Maroc Telecom est bien difficile à marier

Le groupe français Vivendi a été, hier, l’unique candidat à l’achat des 35 % de Maroc Telecom mis en vente par l’Etat chérifien. Sauf surprise de dernière minute, les noces sont faites… mais la dot apportée par le français est maigre.

Le groupe multi-activités à dominante française Vivendi Universal sera, sauf surprise improbable, le futur détenteur des 35 % du capital de Maroc Telecom (ex-Itissalat Al Maghrib, ou IAM) ouverts au secteur privé par le royaume du Maroc. Vivendi a été en effet le seul, hier, à soumissionner au ministère des Finances de Rabat.

Le prix offert par le groupe français est de 23 milliards de dirhams, valorisant l’ensemble de Maroc Telecom à six milliards de dollars. Cette somme est proche du plancher de 20,3 milliards de dirhams fixé par le Maroc. Elle accroît toutefois la valeur totale de l’opérateur public de plus d’un milliard de dollars, par rapport aux principales évaluations qui en avaient été faites.

France Telecom et Telecom Italia, longtemps pressentis, avaient laissé prévoir leur désengagement depuis quelques jours.

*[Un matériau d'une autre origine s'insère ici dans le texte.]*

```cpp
#define OQ_SELL_VISIT(OP, ...)                                                                                                              \
  do {                                                                                                                                      \
    if (P.wide) OQ_LAUNCH((k_sell_visit<uint32_t, OP>), dim3(P.ntiles), dim3(kThreads), 0, s, M.rows, P.shift, P.B, P.Gp, P.tile_g.get(),    \
                          P.tile_r0.get(), P.tile_r1.get(), P.unit_s0.get(), P.unit_ns.get(), P.slice_base.get(), P.slice_len.get(),        \
// ... 59 lines not shown
```

osqp.jl_amd/csrc/pcg.hip:

```cpp
#include "engine.hpp"
#include "devutil.hpp"

#include <cmath>
#include <map>

namespace oq {

namespace {

constexpr int kRefresh = 25;
constexpr int kMaxSpec = 8;
enum { C_DONE0 = 0, C_DONE1 = 1, C_STALL = 2, C_ERR = 3, C_STEPS = 4, C_ITERS = 5, C_STALL_IT = 6, C_COUNT = 8 };

__global__ void k_pcg_begin(int *ctl, const double *slots, const double *cand_p, double *tol_p) {
  if (ctl[C_STALL]) { ctl[C_DONE0] = 1; return; }
  const double bnorm = slots[S_T5], cand = *cand_p;
  const double hi = 1e-2 * bnorm, lo = 1e-13 * bnorm + 1e-300;
  double tol = hi;
  if (cand >= 0.0) tol = cand;
  if (!(tol < hi)) tol = hi;
  if (tol < lo) tol = lo;
  *tol_p = tol;
  const double rn = slots[S_T1];
  if (rn != rn) { ctl[C_ERR] = 1; ctl[C_STALL] = 1; ctl[C_DONE0] = 1; return; }
// ... 220 lines not shown

__global__ __launch_bounds__(kBlock) void k_extrap_partials(int n, const double *__restrict__ x1, const double *__restrict__ x0,
                                                            const double *__restrict__ Mx1, const double *__restrict__ Mx0,
                                                            const double *__restrict__ b, double *__restrict__ partials,
                                                            const int *__restrict__ skip) {
  if (skip && *skip) return;
  double num = 0.0, den = 0.0;
  for (int i = blockIdx.x * kBlock + threadIdx.x; i < n; i += gridDim.x * kBlock) {
    const double e = x1[i] - x0[i], m1 = Mx1[i];
    num += e * (b[i] - m1);
    den += e * (m1 - Mx0[i]);
  }
  num = block_sum(num);
  den = block_sum(den);
  if (threadIdx.x == 0) { partials[R_DOT + blockIdx.x] = num; partials[R_AUX + blockIdx.x] = den; }
}

struct Pcg : Linsys {
  Engine &e;
  DevBuf<double> xs, r, zz, p, w, t, u, b1, dinv, Axs, Mxs, xs0, Axs0, Mxs0;
  DevBuf<double> qv, sA;
  DevBuf<int> sr_counter;
  bool sr_on = false, sr_first = true;
  bool extrapolate = true, have_prev = false;
  long long total_iters = 0;
  int max_iter = 20000;
  double rel_tol = -1.0;
  bool carried_valid = false;
  int since_refresh = 0;
  bool fused_on = false;
// ... 48 lines not shown
    hipStream_t s = e.stream;
    const double *vg = e.full_n(v);
    const double *tg = nullptr;
    if (e.m > 0) {
      spmv(e.A, vg, Av, nullptr, 0.0, 0.0, nullptr, s);
      vec_ew_prod(t.get(), e.rho.get(), Av, e.m, s);
      tg = e.full_m_begin(t.get());
    }
    spmv(e.Pf, vg, out, nullptr, 0.0, e.st.sigma, v, s);
    if (e.m > 0) {
      e.full_m_end();
      spmv(e.At, tg, out, nullptr, 1.0, 0.0, nullptr, s);
    }
  }

  int solve(double *xz, double cand) override {
    if (int rc = flush()) return rc;
    hipStream_t s = e.stream;
    const int n = e.n, m = e.m;
    double *slots = e.slots.get();
    if (m > 0) {
      vec_ew_prod(t.get(), e.rho.get(), xz + n, m, s);
      spmv(e.At, e.full_m(t.get()), b1.get(), nullptr, 0.0, 1.0, xz, s);
    } else {
      vec_copy(b1.get(), xz, n, s);
    }
    HIP_CHECK(hipMemsetAsync(slots + S_T0, 0, sizeof(double) * 6, s));
    reduce_absmax(b1.get(), nullptr, n, slots + S_T5, s);
    if (!carried_valid || ++since_refresh >= kRefresh) {
      apply_M(xs.get(), Axs.get(), Mxs.get());
      carried_valid = true;
      since_refresh = 0;
    }
    if (extrapolate) {
      if (have_prev) {
        pcg_extrap_dots(n, xs.get(), xs0.get(), Mxs.get(), Mxs0.get(), b1.get(), e.partials.get(), slots + S_T2, slots + S_T3, s);
        e.combine_slots(S_T2, 2, 3u);
        pcg_extrapolate3(xs.get(), xs0.get(), Mxs.get(), Mxs0.get(), n, Axs.get(), Axs0.get(), m, slots + S_T2, slots + S_T3, s);
      } else {
        vec_copy(xs0.get(), xs.get(), n, s); vec_copy(Mxs0.get(), Mxs.get(), n, s);
        if (m > 0) vec_copy(Axs0.get(), Axs.get(), m, s);
        have_prev = true;
      }
    }
    pcg_init_residual(n, b1.get(), Mxs.get(), dinv.get(), r.get(), zz.get(), p.get(), e.partials.get(), slots + S_T0,
// ... 21 lines not shown
                    rz_new + 1, s);
      e.combine_slots(S_T0 + 2 * (1 - cur), 2, 1u);
      pcg_update_p(n, rz_new, rz, zz.get(), p.get(), s);
      e.read_slots(S_T0, 5);
      if (!(e.h_slots[S_T4] > 0.0)) { status = 5; carried_valid = false; break; }
      rn = e.h_slots[S_T1 + 2 * (1 - cur)];
      cur = 1 - cur;
      it++;
    }
    total_iters += it;
    vec_copy2(xz, xs.get(), n, xz + n, Axs.get(), m, s);
    return status;
  }
  int update_rho() override { int rc = flush(); precond(); carried_valid = false; have_prev = false; rhs_ready = false; return rc; }
  int update_matrices() override { int rc = flush(); precond(); carried_valid = false; have_prev = false; rhs_ready = false; return rc; }
  void set_guess(const double *x) override { (void)flush(); vec_copy(xs.get(), x, e.n, e.stream); carried_valid = false; have_prev = false; rhs_ready = false; }

  Publish pub_next;
  DevBuf<int> spec_flag;
  bool spec_now = false;
  double spec_cand = -1.0;
  double need_one = 1.0;
  void start_solve(bool hp, bool refresh, bool async) {
    hipStream_t s = e.stream;
    const int n = e.n, m = e.m;
    double *slots = e.slots.get(), *xz = e.xz.get(), *part = e.partials.get();
    int *flags = async ? ctl.get() : nullptr;
    sr_first = true;
    if (fused_on) {
      if (!(rhs_ready && !async))
        OQ_LAUNCH(k_pcg_rhs, dim3(blocks_for((int64_t)n + m)), dim3(kBlock), 0, s, n, m, e.st.sigma, e.x.get(), e.q.get(), e.z.get(),
                  e.rho.get(), e.rho_inv.get(), e.y.get(), xz, t.get(), slots, g_skip);
      rhs_ready = false;
      SpmvExtra ex;
      ex.absmax_slot = slots + S_T5;
      const bool ext = extrapolate && hp;
      static const bool fuse_e2 = !(getenv("OSQP_AMD_PCG_FUSE_EXTRAP") && atoi(getenv("OSQP_AMD_PCG_FUSE_EXTRAP")) == 0);
      const bool e2 = ext && !refresh && fuse_e2;
      if (e2) { ex.e2_x1 = xs.get(); ex.e2_x0 = xs0.get(); ex.e2_m1 = Mxs.get(); ex.e2_m0 = Mxs0.get(); ex.e2_partials = part + R_DOT; }
      spmv(e.At, t.get(), b1.get(), nullptr, 0.0, 1.0, xz, s, &ex);
      if (refresh) apply_M(xs.get(), Axs.get(), Mxs.get());
      if (ext && !e2) OQ_LAUNCH(k_extrap_partials, dim3(kReduceBlocks), dim3(kBlock), 0, s, n, xs.get(), xs0.get(), Mxs.get(), Mxs0.get(), b1.get(), part, g_skip);
      if (extrapolate)
        OQ_LAUNCH(k_pcg_start, dim3(kReduceBlocks), dim3(kBlock), 0, s, n, m, ext ? 1 : 0, xs.get(), xs0.get(), Mxs.get(), Mxs0.get(), Axs.get(),
                  Axs0.get(), b1.get(), dinv.get(), r.get(), zz.get(), p.get(), part, g_skip);
      else
        pcg_init_residual(n, b1.get(), Mxs.get(), dinv.get(), r.get(), zz.get(), p.get(), part + R_RZ, slots + S_T0, slots + S_T1, s);
      if (extrapolate)
        OQ_LAUNCH(k_pcg_finish_start, dim3(1), dim3(kBlock), 0, s, (const double *)part, slots, flags, (const double *)dctl.get(), dctl.get() + 1,
                  async ? Publish() : pub_next, (!async && spec_now) ? spec_flag.get() : (int *)nullptr, spec_cand, g_skip);
      else if (async)
        OQ_LAUNCH(k_pcg_begin, dim3(1), dim3(1), 0, s, flags, (const double *)slots, (const double *)dctl.get(), dctl.get() + 1);
      return;
    }
    admm_rhs(n, m, e.st.sigma, e.x.get(), e.q.get(), e.z.get(), e.rho_inv.get(), e.y.get(), xz, s);
    if (m > 0) {
      vec_ew_prod(t.get(), e.rho.get(), xz + n, m, s);
      spmv(e.At, t.get(), b1.get(), nullptr, 0.0, 1.0, xz, s);
    } else {
      vec_copy(b1.get(), xz, n, s);
    }
    fill_slots(slots + S_T0, 6, 0.0, s);
    reduce_absmax(b1.get(), nullptr, n, slots + S_T5, s);
    if (refresh) apply_M(xs.get(), Axs.get(), Mxs.get());
    if (extrapolate) {
      if (hp) {
        pcg_extrap_dots(n, xs.get(), xs0.get(), Mxs.get(), Mxs0.get(), b1.get(), part, slots + S_T2, slots + S_T3, s);
        pcg_extrapolate3(xs.get(), xs0.get(), Mxs.get(), Mxs0.get(), n, Axs.get(), Axs0.get(), m, slots + S_T2, slots + S_T3, s);
      } else {
        vec_copy(xs0.get(), xs.get(), n, s); vec_copy(Mxs0.get(), Mxs.get(), n, s);
        if (m > 0) vec_copy(Axs0.get(), Axs.get(), m, s);
      }
    }
    pcg_init_residual(n, b1.get(), Mxs.get(), dinv.get(), r.get(), zz.get(), p.get(), part, slots + S_T0, slots + S_T1, s);
    if (async) {
      SkipScope none(nullptr);
      OQ_LAUNCH(k_pcg_begin, dim3(1), dim3(1), 0, s, flags, (const double *)slots, (const double *)dctl.get(), dctl.get() + 1);
    }
  }
// ... 79 lines not shown
      finish_step();
    }
  }

  int step_sync() {
    double cand = -1.0;
    if (e.have_res) cand = e.lambda * std::sqrt(e.sc_pri * e.sc_dua);
    else if (e.have_seed) cand = e.lambda * e.g_seed;
    const bool refresh = !carried_valid || since_refresh + 1 >= kRefresh;
    const bool self_publish = fused_on && extrapolate;
    pub_next = self_publish ? e.begin_publish() : Publish();
    static const bool spec_allowed = !(getenv("OSQP_AMD_PCG_SPEC") && atoi(getenv("OSQP_AMD_PCG_SPEC")) == 0);
    const bool spec = spec_allowed && self_publish && pub_next.host_slots && max_iter > 0 && need_one >= 0.5;
    if (spec && spec_flag.n == 0) spec_flag.alloc(1);
    spec_now = spec; spec_cand = cand;
    start_solve(have_prev, refresh, false);
    spec_now = false;
    const Publish pub_start = pub_next;
    Publish pub_first;
    if (spec) {
      pub_first = pub_next = e.begin_publish();
      SkipScope on_verdict(spec_flag.get());
      cg_iteration(0, false);
    }
    if (refresh) { carried_valid = true; since_refresh = 0; } else since_refresh++;
    if (extrapolate) have_prev = true;
    if (pub_start.host_slots) e.wait_publish(pub_start); else e.read_slots(S_T0, 6);
    const double bnorm = e.h_slots[S_T5];
    const double hi = 1e-2 * bnorm, lo = 1e-13 * bnorm + 1e-300;
    double tol = hi;
    if (cand >= 0.0) tol = cand;
    if (!(tol < hi)) tol = hi;
// ... 15 lines not shown
      if (pub_it.host_slots) e.wait_publish(pub_it); else e.read_slots(S_T0, 5);
      if (!(e.h_slots[S_T4] > 0.0)) { status = 5; carried_valid = false; break; }
      rn = e.h_slots[S_T1 + 2 * (1 - cur)];
      cur = 1 - cur;
      it++;
    }
    need_one = 0.9 * need_one + (it > 0 ? 0.1 : 0.0);
    total_iters += it;
    static const bool fuse_rhs = !(getenv("OSQP_AMD_PCG_FUSE_RHS") && atoi(getenv("OSQP_AMD_PCG_FUSE_RHS")) == 0);
    finish_step(fuse_rhs && fused_on && status == 0);
    return status;
  }

  int fused_step() override {
    if (!async_on) return fused_on ? step_sync() : -1;
    hipStream_t s = e.stream;
    double cand = -1.0;
    if (e.have_res) cand = e.lambda * std::sqrt(e.sc_pri * e.sc_dua);
    else if (e.have_seed) cand = e.lambda * e.g_seed;
    if (cand != cand_dev) {
      if (issued) { if (int rc = flush()) return rc; }
      HIP_CHECK(hipMemcpyAsync(dctl.get(), &cand, sizeof(double), hipMemcpyHostToDevice, s));
      HIP_CHECK(hipStreamSynchronize(s));
      cand_dev = cand;
    }
    bool refresh = !carried_valid || since_refresh + 1 >= kRefresh;
    issue(spec, have_prev, refresh);
    return 0;
  }
  void issue(int c, bool hp, bool refresh) {
// ... 236 lines not shown
```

Michel Bon, PDG de l’opérateur historique français, avait signifié, en novembre, la fin de sa campagne d’acquisitions internationales.

Que fera Vivendi ?

Maroc Telecom est-elle une bonne affaire ? Avec 1 600 000 lignes fixes en 1998 et 120 000 abonnés à son réseau GSM*, l’entreprise s’est plutôt bien acquittée de sa mission de  » service universel  » héritée de la récente période de monopole. Le Maroc n’en est pas moins un pays faiblement relié par téléphone, avec une densité (nombre de lignes pour 100 habitants) de 8,95 % en ville mais de seulement 0,55 % en zones rurales.

La période de transition ouverte par la loi de libéralisation de 1996 a permis une ouverture graduelle du secteur. Mais jusqu’à présent, les nouveaux opérateurs, comme MediTelecom par exemple, se sont surtout concentrés sur le marché de la téléphonie mobile, en faisant porter leur effort commercial sur les catégories de population à hauts revenus.

Il est trop tôt pour savoir quels éventuels infléchissements de la stratégie de Maroc Telecom pourraient être induits par la présence en son sein de Vivendi. Il est possible, notamment, que le français soit, dans un premier temps, un  » actionnaire dormant « , souhaitant surtout affirmer sa présence sur le marché maghrébin.